Category Archives: Beef

Easy Skillet Chili Mac

Food snobs please exit stage right.  Or left.  I don’t particularly care.  Just get thy snobby pants gone.  Thank you kindly.

For the rest of us, let’s discuss some good ol’ chili macaroni!  I bet most all of you have some version of a skillet ground beef and macaroni dish, whether it be called chili mac, goulash, or what have you. 

And if you do, then I’m sure you’ll also agree with me that we all need some recipes like this in our repetoire.  Go-to recipes that are easy, non-fussy, and can be put on the table quickly.  Maybe not something we’d get much enjoyment out of cooking every night, but that there’s definitely a place in our kitchens for once in a while.

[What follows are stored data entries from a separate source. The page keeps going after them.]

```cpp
__global__ __launch_bounds__(PACK_TPB) void k_plan_pack(const int* __restrict__ scene_n_ent, const int* __restrict__ scene_ent,
                                                       const float* __restrict__ scene_w, const int* __restrict__ member_start,
                                                       const int* __restrict__ n_clusters, int c_cap, int e_cap, int r_cap,
                                                       int* __restrict__ scene_base, int* __restrict__ ent_row_start,
                                                       int* __restrict__ ent_member_start, int* __restrict__ ent_scene,
                                                       float* __restrict__ ent_weight, int* __restrict__ counts) {
    __shared__ int s_w[PACK_TPB / 64];
    __shared__ int s_flag;
    const int C = min(*n_clusters, c_cap);
    if (threadIdx.x == 0) s_flag = (*n_clusters > c_cap) ? PBN_OVF_CLUSTERS : 0;
    int carry = 0;
    for (int base = 0; base < C; base += PACK_TPB) {
        const int c = base + threadIdx.x;
        const int v = c < C ? scene_n_ent[c] : 0;
        int tot;
        const int ex = block_excl_scan256(v, s_w, tot);
        if (c < C) scene_base[c] = carry + ex;
        carry += tot;
    }
    const int n_ent = carry;
    __syncthreads();
    if (n_ent > e_cap) {
        if (threadIdx.x == 0) {
            atomicOr(&counts[PBN_CNT_OVERFLOW], PBN_OVF_ENTRIES | s_flag);
            counts[PBN_CNT_ENTRIES] = 0; counts[PBN_CNT_ROWS] = 0; counts[PBN_CNT_SCENES] = 0;
            counts[PBN_CNT_CLUSTERS] = C;
            ent_row_start[0] = 0;
        }
        return;
    }
    for (int c = threadIdx.x; c < C; c += PACK_TPB) {
        const int b = scene_base[c], ne = scene_n_ent[c];
        for (int j = 0; j < ne; ++j) {
            const int cl = scene_ent[(size_t)c * (MAX_K + 1) + j];
            ent_member_start[b + j] = member_start[cl];
            ent_scene[b + j] = c;
            ent_weight[b + j] = scene_w[(size_t)c * (MAX_K + 1) + j];
            ent_row_start[b + j + 1] = member_start[cl + 1] - member_start[cl];
        }
    }
    __syncthreads();
    carry = 0;
    for (int base = 0; base < n_ent; base += PACK_TPB) {
        const int e = base + threadIdx.x;
        const int v = e < n_ent ? ent_row_start[e + 1] : 0;
        int tot;
        const int ex = block_excl_scan256(v, s_w, tot);
        if (e < n_ent) ent_row_start[e + 1] = carry + ex + v;
        carry += tot;
    }
    if (threadIdx.x == 0) {
        ent_row_start[0] = 0;
        int flags = s_flag;
        const bool ovf = carry > r_cap;
        if (ovf) flags |= PBN_OVF_ROWS;
        counts[PBN_CNT_ENTRIES] = ovf ? 0 : n_ent;
        counts[PBN_CNT_ROWS] = ovf ? 0 : carry;
        counts[PBN_CNT_SCENES] = ovf ? 0 : C;
        counts[PBN_CNT_CLUSTERS] = C;
        if (flags) atomicOr(&counts[PBN_CNT_OVERFLOW], flags);
    }
}

__global__ __launch_bounds__(PACK_TPB) void k_proposal_offsets(const int* __restrict__ per_scene, int s_cap,
                                                              long long* __restrict__ proposals_offset,
                                                              long long* __restrict__ alive_ids, int* __restrict__ dense_of,
                                                              int* __restrict__ counts) {
    __shared__ int s_w[PACK_TPB / 64];
    const int S = min(counts[PBN_CNT_SCENES], s_cap);
    int carry_a = 0, carry_r = 0;
    for (int base = 0; base < S; base += PACK_TPB) {
        const int s = base + threadIdx.x;
        const int rows = s < S ? per_scene[s] : 0;
        const int alive = rows > 0 ? 1 : 0;
        int tot_a, tot_r;
        const int ex_a = block_excl_scan256(alive, s_w, tot_a);
        const int ex_r = block_excl_scan256(rows, s_w, tot_r);
        if (s < S) {
            dense_of[s] = carry_a + ex_a + alive - 1;
            if (alive) {
                alive_ids[carry_a + ex_a] = s;
                proposals_offset[carry_a + ex_a] = carry_r + ex_r;
            }
        }
        carry_a += tot_a;
        carry_r += tot_r;
    }
    if (threadIdx.x == 0) {
        proposals_offset[carry_a] = carry_r;
        counts[PBN_CNT_PROPOSALS] = carry_a;
        counts[PBN_CNT_PROPOSAL_ROWS] = carry_r;
    }
}

__global__ __launch_bounds__(256) void k_batch_starts(const int* __restrict__ coords, const int* __restrict__ n_dev, int n_cap,
                                                     int n_seg, int* __restrict__ seg_start) {
    const int s = blockIdx.x * 256 + threadIdx.x;
    if (s > n_seg) return;
    const int n = n_dev ? min(*n_dev, n_cap) : n_cap;
    int lo = 0, hi = n;
    while (lo < hi) {
        const int mid = (lo + hi) >> 1;
        if (coords[4 * (size_t)mid] < s) lo = mid + 1; else hi = mid;
    }
    seg_start[s] = lo;
}

}
}

using namespace pbn;

extern "C" int pbn_class_gate(const int32_t* table, const float* thr05, int n_classes, int nb, int m_cap, int n_points,
                              int32_t* class_base, int32_t* seg_len, int32_t* counts, pbn_stream_t stream) {
    if (!table || !thr05 || !class_base || !seg_len || !counts || n_classes < 3 || n_classes > 64 || nb < 1 || m_cap < 0)
        return PBN_ERR_ARG;
    hipLaunchKernelGGL(k_class_gate, dim3(1), dim3(64), 0, (hipStream_t)stream, table, thr05, n_classes, nb, m_cap, n_points,
                       class_base, seg_len, counts);
    PBN_LAUNCH_CHECK();
    return PBN_OK;
}

extern "C" size_t pbn_local_plan_workspace_bytes(int c_cap) {
    if (c_cap < 0) return 0;
    const size_t c = (size_t)(c_cap > 0 ? c_cap : 1);
    return align_up(c * 4, 256) * 2 + align_up(c * (MAX_K + 1) * 4, 256) * 2;
}

extern "C" int pbn_local_plan(const int32_t* cluster_num, int n_segments, int nb, const int32_t* member_start,
                              const float* centers, const int32_t* n_clusters, const float* thr02, const int32_t* kmax,
                              int c_cap, int e_cap, int r_cap, int32_t* ent_row_start, int32_t* ent_member_start,
                              int32_t* ent_scene, float* ent_weight, int32_t* counts, void* workspace,
                              size_t workspace_bytes, pbn_stream_t stream_) {
    hipStream_t stream = (hipStream_t)stream_;
    if (!cluster_num || !member_start || !centers || !n_clusters || !thr02 || !kmax || !ent_row_start || !ent_member_start ||
        !ent_scene || !ent_weight || !counts || !workspace || n_segments < 1 || nb < 1 || c_cap < 1 || e_cap < 1 || r_cap < 1)
        return PBN_ERR_ARG;
    if (workspace_bytes < pbn_local_plan_workspace_bytes(c_cap)) return PBN_ERR_WORKSPACE;
    Carver cv(workspace, workspace_bytes);
    int* scene_n_ent = cv.take<int>(c_cap);
    int* scene_base = cv.take<int>(c_cap);
    int* scene_ent = cv.take<int>((size_t)c_cap * (MAX_K + 1));
    float* scene_w = cv.take<float>((size_t)c_cap * (MAX_K + 1));
    { const int frc_ = fill_bytes(scene_n_ent, 0, sizeof(int) * (size_t)c_cap, stream); if (frc_ != PBN_OK) return frc_; }
    hipLaunchKernelGGL(k_plan_scenes, dim3(c_cap), dim3(64), 0, stream, cluster_num, n_segments, nb, member_start, centers,
                       thr02, kmax, n_clusters, c_cap, scene_n_ent, scene_ent, scene_w, counts);
    hipLaunchKernelGGL(k_plan_pack, dim3(1), dim3(PACK_TPB), 0, stream, scene_n_ent, scene_ent, scene_w, member_start,
                       n_clusters, c_cap, e_cap, r_cap, scene_base, ent_row_start, ent_member_start, ent_scene, ent_weight,
                       counts);
    PBN_LAUNCH_CHECK();
    return PBN_OK;
}

extern "C" int pbn_proposal_offsets(const int32_t* per_scene, int s_cap, int64_t* proposals_offset, int64_t* alive_ids,
                                    int32_t* dense_of, int32_t* counts, pbn_stream_t stream) {
    if (!per_scene || !proposals_offset || !alive_ids || !dense_of || !counts || s_cap < 1) return PBN_ERR_ARG;
    hipLaunchKernelGGL(k_proposal_offsets, dim3(1), dim3(PACK_TPB), 0, (hipStream_t)stream, per_scene, s_cap,
                       (long long*)proposals_offset, (long long*)alive_ids, dense_of, counts);
    PBN_LAUNCH_CHECK();
    return PBN_OK;
}

extern "C" int pbn_batch_starts(const int32_t* coords, const int32_t* n_dev, int n_cap, int n_segments, int32_t* seg_start,
                                pbn_stream_t stream) {
    if (!coords || !seg_start || n_cap < 0 || n_segments < 0) return PBN_ERR_ARG;
    hipLaunchKernelGGL(k_batch_starts, dim3(cdiv(n_segments + 1, 256)), dim3(256), 0, (hipStream_t)stream, coords, n_dev, n_cap,
                       n_segments, seg_start);
    PBN_LAUNCH_CHECK();
    return PBN_OK;
}
```

pbnet_amd/csrc/pool.hip:

```cpp
#include <hip/hip_bf16.h>
#include <hip/hip_fp16.h>
#include "pbn_common.h"

namespace pbn {
namespace {

template <typename T> __device__ __forceinline__ float to_f32(T v);
template <> __device__ __forceinline__ float to_f32<float>(float v) { return v; }
template <> __device__ __forceinline__ float to_f32<__hip_bfloat16>(__hip_bfloat16 v) { return __bfloat162float(v); }
template <> __device__ __forceinline__ float to_f32<__half>(__half v) { return __half2float(v); }
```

If you’re nodding your head right now (okay, maybe not literally nodding), then here’s a great recipe for you!  It comes from my Pillsbury Favorite Casseroles cookbook.  It easily takes less than 30 minutes to make, start to finish (and unlike a certain someone else’s 30 minute meals, you won’t spend another half hour cleaning up the kitchen afterwards…). 

I couldn’t be bothered getting my cheddar cheese out of the freezer, so I just plopped a dollop of Cheese Whiz on top.  I’m oh so gourmet like that 😉

Happy Cooking!

Easy Skillet Chili Mac

Ingredients:

  • 6 oz. uncooked elbow macaroni
  • 1 lb ground beef
  • 1 can spicy chili beans, undrained
  • 1 can chili-style diced tomatoes
  • 1/4 tsp EACH salt and pepper
  • 1 cup shredded cheddar cheese

Directions:

Cook macaroni according to package directions.  Drain and set aside.

Meanwhile, brown ground beef in a large skillet.  Drain off any grease.  Stir in cooked macaroni, beans, tomatoes, and salt and pepper.  Cook 3-5 minutes, or until bubbly and heated through.  Sprinkle with cheese.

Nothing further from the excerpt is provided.